I am looking for a planer for log siding. What kind of planer do I need and what set of knives? I am biulding a small cabin and would like to make log siding (lap type) out of 2X6's or 2X8's. What would you buy? I have found lots of planers online but very little about the knife set i would need. Any help would be appreciated.


----------



## rrich (Jun 24, 2009)

BruceGreen said:


> I am looking for a planer for log siding. What kind of planer do I need and what set of knives? I am biulding a small cabin and would like to make log siding (lap type) out of 2X6's or 2X8's. What would you buy? I have found lots of planers online but very little about the knife set i would need. Any help would be appreciated.

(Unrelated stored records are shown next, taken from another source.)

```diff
@@ -787,7 +864,7 @@
   static const int per_sm_env = env_int("HB_BN_CAP_FWD", 0);
   static const bool use_occ = env_int("HB_BN_USE_OCC", 1) != 0, occ_debug = env_int("HB_BN_DEBUG", 0) != 0;
   cudaStream_t st = (cudaStream_t)stream;
-  const size_t smem = ring_bytes(B + 1);
+  const size_t smem = ring_bytes(B + 1, kFwdDepth[B]);
   const auto [kernel, occ] = with_nb(B, [&](auto nb) {
     constexpr int NB = decltype(nb)::value;
     return out_stats ? instance<bn_act_fwd_kernel<NB, true>>(smem) : instance<bn_act_fwd_kernel<NB, false>>(smem);
@@ -796,9 +873,16 @@
   if (occ_debug)
     fprintf(stderr, "[hb] bn_act_fwd_kernel<%d,%d> smem %zu: %d resident blocks/SM\n", B, (int)(out_stats != nullptr), smem, occ);
   const int fixed = (B + (residual != nullptr) >= 3) ? 3 : 4;
-  const int per_sm = per_sm_env > 0 ? (per_sm_env < 4 ? per_sm_env : 4) : (use_occ ? (occ < 4 ? occ : 4) : fixed);
-  const dim3 grid = g.grid(M, per_sm);
-  if (out_stat_slots) *out_stat_slots = (int)grid.x;
+  const int per_sm = per_sm_env > 0 ? per_sm_env : (use_occ ? (occ < 4 ? occ : 4) : fixed);
+  dim3 grid;
+  if (out_stats) {
+    p.L = logical_row_blocks(g, M, kFwdStatsPerSm[B]);
+    grid = walk_grid(g, p.L, per_sm);
+  } else {
+    grid = free_grid(g, M, per_sm);
+    p.L = (int)grid.x;
+  }
+  if (out_stat_slots) *out_stat_slots = p.L;
   kernel<<<grid, kThreads, smem, st>>>(p, g);
   HB_LAUNCH_CHECK();
   return 0;
diff --git a/holocron_b200/nn/_fused.py b/holocron_b200/nn/_fused.py
--- a/holocron_b200/nn/_fused.py
+++ b/holocron_b200/nn/_fused.py
@@ -537,17 +537,19 @@
         raise ValueError(f"Expected more than 1 value per channel when training, got input size {us[0].shape}")
     L = lib()
     nb = len(us)
-    parts, slots = [], []
-    for u in us:
-        st = get_stats(u)
-        if st is None:
-            buf = torch.empty((bn_stat_slots(u.device), c, 2), device=u.device, dtype=torch.float32)
-            sl = ctypes.c_int(0)
-            check(_timed("bn_stats", _elem_bytes_info("bn_stats", m, c, 1, 0), lambda: L.hb_bn_stats_partials_bf16(
-                ptr(u), m, c, ptr(buf), ctypes.byref(sl), stream_ptr())), "hb_bn_stats_partials_bf16")
-            st = (buf, sl.value)
-        parts.append(st[0])
-        slots.append(st[1])
+    sts = [get_stats(u) for u in us]
+    missing = [i for i, st in enumerate(sts) if st is None]
+    if missing:
+        bufs = [torch.empty((bn_stat_slots(us[i].device), c, 2), device=us[i].device, dtype=torch.float32) for i in missing]
+        sl = ctypes.c_int(0)
+        check(_timed("bn_stats", _elem_bytes_info("bn_stats", m, c, len(missing), 0),
+                     lambda: L.hb_bn_stats_partials_multi_bf16(_arr3([us[i] for i in missing]), len(missing), m, c,
+                                                               _arr3(bufs), ctypes.byref(sl), stream_ptr())),
+              "hb_bn_stats_partials_multi_bf16")
+        for i, buf in zip(missing, bufs):
+            sts[i] = (buf, sl.value)
+    parts = [st[0] for st in sts]
+    slots = [st[1] for st in sts]
     eps, mom = branches[0].eps, branches[0].momentum
     if any(b.eps != eps or b.momentum != mom for b in branches):
         raise NotImplementedError("branches with different eps/momentum")
diff --git a/include/holocron_b200.h b/include/holocron_b200.h
--- a/include/holocron_b200.h
+++ b/include/holocron_b200.h
@@ -57,7 +57,10 @@
                           int dtype, void* stream);
 
 int hb_bn_stats_partials_bf16(const void* u, int M, int C, float* parts, int* slots, void* stream);
+int hb_bn_stats_partials_multi_bf16(const void* const* us, int n, int M, int C, float* const* parts, int* slots,
+                                    void* stream);
 int hb_bn_stat_slots_max(void);
+int hb_bn_force_row_blocks(int n);
 int hb_bn_finalize(const float* const* parts, const int* slots, const float* const* gamma, const float* const* beta,
                    float* const* running_mean, float* const* running_var, long long* const* num_batches_tracked,
                    float* mean, float* rstd, float* scale, float* shift, int B, int C, int C_logical, int M, float eps,
```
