template <int BLOCK_N, int FMT, int SMALL, int EPI>
__global__ void __launch_bounds__(GemmCfg<BLOCK_N, SMALL>::kThreads, SMALL ? 2 : 1)
k_gemm_tc(const __grid_constant__ CUtensorMap tmA, const __grid_constant__ CUtensorMap tmB,
          const __grid_constant__ CUtensorMap tmC, GemmTcArgs a) {
  using Cfg = GemmCfg<BLOCK_N, SMALL>;
  constexpr bool kSplitOut = EPI == EPI_SPLIT || EPI == EPI_MASK_SPLIT;
  constexpr bool kMask = EPI == EPI_MASK || EPI == EPI_MASK_SPLIT;
  extern __shared__ uint8_t smem_raw[];
  const uint32_t raw = smem_u32(smem_raw);
  uint8_t* smem = smem_raw + (((raw + 1023u) & ~1023u) - raw);
  uint8_t* smem_a = smem;
  uint8_t* smem_b = smem + Cfg::kStages * Cfg::kABytes;
  uint8_t* smem_c = smem + Cfg::kStages * Cfg::kStageBytes;
  float* scratch = reinterpret_cast<float*>(smem_c + Cfg::kStoreBytes);
  uint64_t* bars = reinterpret_cast<uint64_t*>(smem_c + Cfg::kStoreBytes + Cfg::kScratchBytes);
  uint64_t* full = bars;
  uint64_t* empty = bars + Cfg::kStages;

  const int warp = __shfl_sync(0xffffffffu, static_cast<int>(threadIdx.x / 32), 0), lane = threadIdx.x % 32;
  const int m_blocks = ceil_div(a.M, Cfg::kBlockM);
  const int n_blocks = ceil_div(a.N, BLOCK_N);
  const int num_tiles = m_blocks * n_blocks;
  const int num_kb = a.K / Cfg::kBlockK;

  if (warp == 8 && lane == 0) {
    prefetch_tmap(&tmA);
    prefetch_tmap(&tmB);
    if (a.tma_store) prefetch_tmap(&tmC);
    for (int s = 0; s < Cfg::kStages; ++s) {
      mbar_init(&full[s], 1);
      mbar_init(&empty[s], 8);
    }
    fence_barrier_init();
  }
  __shared__ unsigned long long trace_t[2];
  if (threadIdx.x == 0 && a.trace.rec) trace_t[0] = gtime();
  pdl_launch_dependents();
  if (a.wait_ok != nullptr && threadIdx.x == 0) flag_wait(a.wait_ok);
  if (threadIdx.x == 0 && a.trace.rec) trace_t[1] = gtime();
  __syncthreads();

  if (warp >= 8) {
    if (!SMALL) warpgroup_reg_dealloc<Cfg::kProducerRegs>();
    if (warp == 8) {
      int stage = 0;
      uint32_t phase = 0;
      for (int t = blockIdx.x; t < num_tiles; t += gridDim.x) {
        const int mb = t / n_blocks, nb = t % n_blocks;
        for (int kb = 0; kb < num_kb; ++kb) {
          mbar_wait(&empty[stage], phase ^ 1u);
          if (elect_one()) {
            mbar_arrive_expect_tx(&full[stage], Cfg::kStageBytes);
            const int ka = (a.a_split_nk > 0 && kb >= a.a_split_nk) ? kb - a.a_split_nk : kb;
            if (a.a_chunk_rows_pad > 0)
              tma_load_2d(smem_a + stage * Cfg::kABytes, &tmA, &full[stage], 0,
                          static_cast<int>(ka * a.a_chunk_rows_pad) + a.a_row0 + mb * Cfg::kBlockM, kEvictNormal);
            else
              tma_load_2d(smem_a + stage * Cfg::kABytes, &tmA, &full[stage], ka * Cfg::kBlockK,
                          a.a_row0 + mb * Cfg::kBlockM, kEvictNormal);
            tma_load_2d(smem_b + stage * Cfg::kBBytes, &tmB, &full[stage], kb * Cfg::kBlockK, nb * BLOCK_N,
                        a.b_policy);
          }
          __syncwarp();
          if (++stage == Cfg::kStages) { stage = 0; phase ^= 1u; }
        }
      }
    }
  } else {
    if (!SMALL) warpgroup_reg_alloc<Cfg::kConsumerRegs>();
    const int quarter = warp % 4;
    const int half = warp / 4;
    constexpr int kChunks = BLOCK_N / 64;
    float* wb = scratch + warp * (acc_scratch_bytes<32>() / 4);
    int stage = 0;
    uint32_t phase = 0;
    uint32_t piece = 0;
    Acc<BLOCK_N / 2> acc;
    for (int t = blockIdx.x; t < num_tiles; t += gridDim.x) {
      const int mb = t / n_blocks, nb = t % n_blocks;
      int prev = stage;
      for (int kb = 0; kb < num_kb; ++kb) {
        mbar_wait(&full[stage], phase);
        const uint64_t adesc = smem_desc_sw128(smem_u32(smem_a + stage * Cfg::kABytes));
        const uint64_t bdesc = smem_desc_sw128(smem_u32(smem_b + stage * Cfg::kBBytes + half * (BLOCK_N / 2) * 128));
        mma_block<BLOCK_N / 2, FMT>(acc, adesc, bdesc, 512, 2, Cfg::kBlockK / 16, kb != 0);
        wgmma_wait<1>();
        __syncwarp();
        if (lane == 0 && kb > 0) mbar_arrive(&empty[prev]);
        prev = stage;
        if (++stage == Cfg::kStages) { stage = 0; phase ^= 1u; }
      }
      wgmma_wait<0>();
      __syncwarp();
      if (lane == 0) mbar_arrive(&empty[prev]);
      const int row = mb * Cfg::kBlockM + acc_row(quarter, lane);
      const bool row_ok = row < a.M;
      uint16_t* crow = reinterpret_cast<uint16_t*>(a.C) + static_cast<int64_t>(row) * a.ldc;
      const int64_t grow = a.c_row0 + row;
      uint32_t v[32];
      const float accs = (kSplitOut && a.acc_scale != nullptr) ? __ldg(a.acc_scale) : 1.f;
      const bool use_tma = Cfg::kStoreBytes > 0 && a.tma_store != 0;
      const uint32_t stage0 = smem_u32(smem_c) + warp * 4096;
      const uint32_t sw = static_cast<uint32_t>((lane >> 1) & 3);
#pragma unroll
      for (int cc = 0; cc < kChunks; ++cc) {
        acc_rows<BLOCK_N / 2, 32>(acc, cc * 32, wb, v);
        const int col0 = nb * BLOCK_N + half * (BLOCK_N / 2) + cc * 32;
        if (col0 < a.N && (row_ok || use_tma)) {
          const uint32_t* vv = v;
          uint32_t packed[16], packed_lo[kSplitOut ? 16 : 1];
          float vm[4] = {0.f, 0.f, 0.f, 0.f};
          const uint4* mp = reinterpret_cast<const uint4*>(a.mask + static_cast<int64_t>(row) * a.mask_ld + col0);
          uint4 mkw = make_uint4(0u, 0u, 0u, 0u);
#pragma unroll
          for (int j4 = 0; j4 < 8; ++j4) {
            float f[4] = {__uint_as_float(vv[4 * j4]), __uint_as_float(vv[4 * j4 + 1]),
                          __uint_as_float(vv[4 * j4 + 2]), __uint_as_float(vv[4 * j4 + 3])};
            if (kSplitOut) {
#pragma unroll
              for (int q = 0; q < 4; ++q) f[q] *= accs;
            }
            if (a.bias) {
              if (a.bias_v4) {
                const float4 b4 = __ldg(reinterpret_cast<const float4*>(a.bias + col0) + j4);
                f[0] += b4.x; f[1] += b4.y; f[2] += b4.z; f[3] += b4.w;
              } else {
#pragma unroll
                for (int q = 0; q < 4; ++q) f[q] += __ldg(a.bias + col0 + 4 * j4 + q);
              }
            }
            if (a.relu) {
#pragma unroll
              for (int q = 0; q < 4; ++q) f[q] = fmaxf(f[q], 0.f);
            }
            if (kMask) {
              if (row_ok) {
                if (j4 % 2 == 0) mkw = __ldg(mp + j4 / 2);
                const uint32_t mx = j4 % 2 ? mkw.z : mkw.x, my = j4 % 2 ? mkw.w : mkw.y;
                if ((mx & 0x7FFFu) == 0u) f[0] = 0.f;
                if ((mx & 0x7FFF0000u) == 0u) f[1] = 0.f;
                if ((my & 0x7FFFu) == 0u) f[2] = 0.f;
                if ((my & 0x7FFF0000u) == 0u) f[3] = 0.f;
              }
            }
            if (EPI == EPI_F32) {
              if (row_ok)
                *reinterpret_cast<float4*>(reinterpret_cast<float*>(a.C) + static_cast<int64_t>(row) * a.ldc + col0 + 4 * j4) =
                    make_float4(f[0], f[1], f[2], f[3]);
            } else {
              if (FMT == 0 && (EPI == EPI_PLAIN || EPI == EPI_SPLIT)) {
#pragma unroll
                for (int q = 0; q < 4; ++q) vm[q] = fmaxf(vm[q], fabsf(f[q]));
              }
#pragma unroll
              for (int q = 0; q < 2; ++q) {
                if (FMT == 0) {
                  __half2 h = __floats2half2_rn(f[2 * q], f[2 * q + 1]);
                  packed[2 * j4 + q] = *reinterpret_cast<uint32_t*>(&h);
                  if (kSplitOut) {
                    const float2 hf = __half22float2(h);
                    __half2 l = __floats2half2_rn(f[2 * q] - hf.x, f[2 * q + 1] - hf.y);
                    packed_lo[2 * j4 + q] = *reinterpret_cast<uint32_t*>(&l);
                  }
                } else {
                  __nv_bfloat162 h = __floats2bfloat162_rn(f[2 * q], f[2 * q + 1]);
                  packed[2 * j4 + q] = *reinterpret_cast<uint32_t*>(&h);
                }
              }
            }
          }
          if (FMT == 0 && (EPI == EPI_PLAIN || EPI == EPI_SPLIT)) {
            const float vmax = fmaxf(fmaxf(vm[0], vm[1]), fmaxf(vm[2], vm[3]));
            if (a.overflow != nullptr && row_ok && !(vmax <= 65504.f)) atomicAdd(a.overflow, 1);
          }
          auto store_piece = [&](const uint32_t* pk, int colx) {
            if (use_tma) {
              const uint32_t buf = stage0 + (piece & 1) * 2048;
              const bool issuer = elect_one();
              if (issuer) bulk_wait_read1();
              __syncwarp();
#pragma unroll
              for (int u = 0; u < 4; ++u)
                st_shared_v4(buf + lane * 64 + ((static_cast<uint32_t>(u) ^ sw) << 4), pk[4 * u], pk[4 * u + 1],
                             pk[4 * u + 2], pk[4 * u + 3]);
              fence_proxy_async_smem();
              __syncwarp();
              if (issuer) {
#pragma unroll
                for (int hh = 0; hh < 2; ++hh) {
                  const int r0 = mb * Cfg::kBlockM + 64 * hh + 16 * quarter;
                  if (a.chunk_rows_pad > 0)
                    tma_store_2d(&tmC, buf + hh * 1024, colx & 63,
                                 static_cast<int>((colx >> 6) * a.chunk_rows_pad + a.c_row0 + r0));
                  else
                    tma_store_2d(&tmC, buf + hh * 1024, colx, r0);
                }
                bulk_commit();
              }
              ++piece;
            } else if (row_ok) {
              uint16_t* dst = a.chunk_rows_pad > 0
                                  ? reinterpret_cast<uint16_t*>(a.C) +
                                        (static_cast<int64_t>(colx >> 6) * a.chunk_rows_pad + grow) * 64 + (colx & 63)
                                  : crow + colx;
              st_global_32b(dst, pk);
              st_global_32b(dst + 16, pk + 8);
            }
          };
          if (EPI != EPI_F32) {
            store_piece(packed, col0);
            if (FMT == 0 && kSplitOut) store_piece(packed_lo, col0 + a.N);
          }
        }
      }
    }
  }
  if (Cfg::kStoreBytes > 0 && a.tma_store && warp < 8 && elect_one()) bulk_wait0();
  if (a.done_cnt != nullptr) signal_done(a.done_cnt, a.done_ok);
  else __syncthreads();
  if (threadIdx.x == 0) trace_write(a.trace, (100u + (a.K > 64 ? 1u : 0u)) | (a.trace_seq << 12), trace_t[0], trace_t[1], a.trace.rec ? gtime() : 0ull);
}

int g_num_sms = 0;

template <int BLOCK_N, int FMT, int SMALL, int EPI = EPI_PLAIN>
int launch_gemm_cfg(const CUtensorMap& tmA, const CUtensorMap& tmB, const CUtensorMap& tmC, const GemmTcArgs& a,
                    cudaStream_t st, bool pdl) {
  using Cfg = GemmCfg<BLOCK_N, SMALL>;
  static bool attr_set = false;
  if (!attr_set) {
    NNC_CHECK_CUDA(cudaFuncSetAttribute(k_gemm_tc<BLOCK_N, FMT, SMALL, EPI>, cudaFuncAttributeMaxDynamicSharedMemorySize,
                                        Cfg::kSmemBytes));
    attr_set = true;
  }
  const int tiles = ceil_div(a.M, 128) * ceil_div(a.N, BLOCK_N);
  const int max_ctas = SMALL ? 2 * g_num_sms : g_num_sms;
  const int grid = tiles < max_ctas ? tiles : max_ctas;
  cudaLaunchConfig_t cfg{};
  cfg.gridDim = dim3(grid);
  cfg.blockDim = dim3(Cfg::kThreads);
  cfg.dynamicSmemBytes = Cfg::kSmemBytes;
  cfg.stream = st;
  cudaLaunchAttribute attr[1];
  attr[0].id = cudaLaunchAttributeProgrammaticStreamSerialization;
  attr[0].val.programmaticStreamSerializationAllowed = 1;
  cfg.attrs = attr;
  cfg.numAttrs = pdl ? 1 : 0;
  NNC_CHECK_CUDA(cudaLaunchKernelEx(&cfg, k_gemm_tc<BLOCK_N, FMT, SMALL, EPI>, tmA, tmB, tmC, a));
  return NNCONV_OK;
}

}

int tc_init() {
  if (g_num_sms > 0) return NNCONV_OK;
  int dev = 0;
  NNC_CHECK_CUDA(cudaGetDevice(&dev));
  cudaDeviceProp prop;
  NNC_CHECK_CUDA(cudaGetDeviceProperties(&prop, dev));
  NNC_REQUIRE(prop.major == 9 && prop.minor == 0, NNCONV_ERR_UNSUPPORTED,
              "libnnconv_b200 needs an sm_90 GPU (found sm_%d%d)", prop.major, prop.minor);
  int s = tmap_init();
  if (s != NNCONV_OK) return s;
  g_num_sms = prop.multiProcessorCount;
  return NNCONV_OK;
}

int tc_num_sms() { return g_num_sms; }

 You might try wood miser. I've seen their ads for log cabin siding knives. Can't make any quality comments though.


----------



## boardmaker (Nov 3, 2009)

You'll want to look at woodmaster. Here is a link to a guy who is doing exactly what you are talking about. Check out his forum also.

http://woodmastermods.blogspot.com/

And here is his siding site.

http://www.americanlogs.blogspot.com/

I own a woodmaster planer. So far I love it.


----------



## rrich (Jun 24, 2009)

Sorry it is Woodmaster...

http://woodmastertools.com/

A word of caution. If you get on their snail mail list, you will be on it forever.


----------



## boardmaker (Nov 3, 2009)

Lots of youtube videos about woodmaster planers also. 

Other planers that will do what you are talking about:
RBI 
Belsaw
Powermatic 


They all resemble the Woodmaster. Most of those do not offer feed speed control. And for log siding, I think you will want it. That is where the Woodmaster will shine.

Search you local craigslist. You'll probably find one. And like rrich said, get on the mail list.

They are literally always on sale.


----------



## woodnthings (Jan 24, 2009)

*This is from Woodmaster*

A log siding knife....$$$$$ bill
http://www.woodmastertools.com/s/acces.cfm?CID=10&SID=26


----------



## rrich (Jun 24, 2009)

$648! Holy bat poop!


----------



## sketel (Sep 15, 2010)

If you want to save a thousand bucks or more, you can search for an old belsaw planer. I'm pretty sure they sold their patent to woodmaster but at any rate, they are basically the same machine. 

I got one off craigslist for $260. The one advantage you will have with the belsaw version is there is a lot more cast iron so you will have less vibration. Make sure to get a model that still has parts available. Check it out at belsaw.com


Yes, they do have a log cabin siding knife, not sure the cost. The old price list (2004) says $155.95 for 5" reveal, 166.95 for 6". This is price for one knife and two counterweights which is how they sell all their stock profiles.


The woodmaster is definitely an updated version. The main advantage for moulding siding is that it has a seperate, variable speed motor for the feed rollers. It also has more attachments you can check out at their website so they are more versatile than the old belsaw. 

If I sound like an expert, just be aware that I've only had mine for a few months. Most of what I am telling you is not from personal experience, just regurgitating stuff I've found on the internet.


----------



## woodnthings (Jan 24, 2009)

*Looks like this one I have*

Bought it new, never used 25 yrs ago $300.00, but no motor.
3 Hp Baldor motor was about $225.00. It runs and planes great, has rubber feed rollers. It also has a center slot for molding cutters, butI don't have any. It rattles alot when running drive chains and stuff moving around. I really like mine. :thumbsup: bill
BTW that's a jointing sled ready to go in and a 3/4 HP single stage dust/chip collector sitting on top.


----------



## boardmaker (Nov 3, 2009)

I actually have an old belsaw too. A 910. I love it too. The variable feed on the woodmaster would be invaluable on log siding I would think. 

Ask Justin on his forum. Or email him. I've emailed him, and he will help all he can. Not to promote him too much, but if he's in your area, just have him do it. (If you dont want all the fun new tools.)

BTW, that is a lot of dough to shell out for a 3 knife set. 


Woodnthings- How long does it take to fill the dc bag? I bought the hfdc and built a thien for a 55g clear barrel.


----------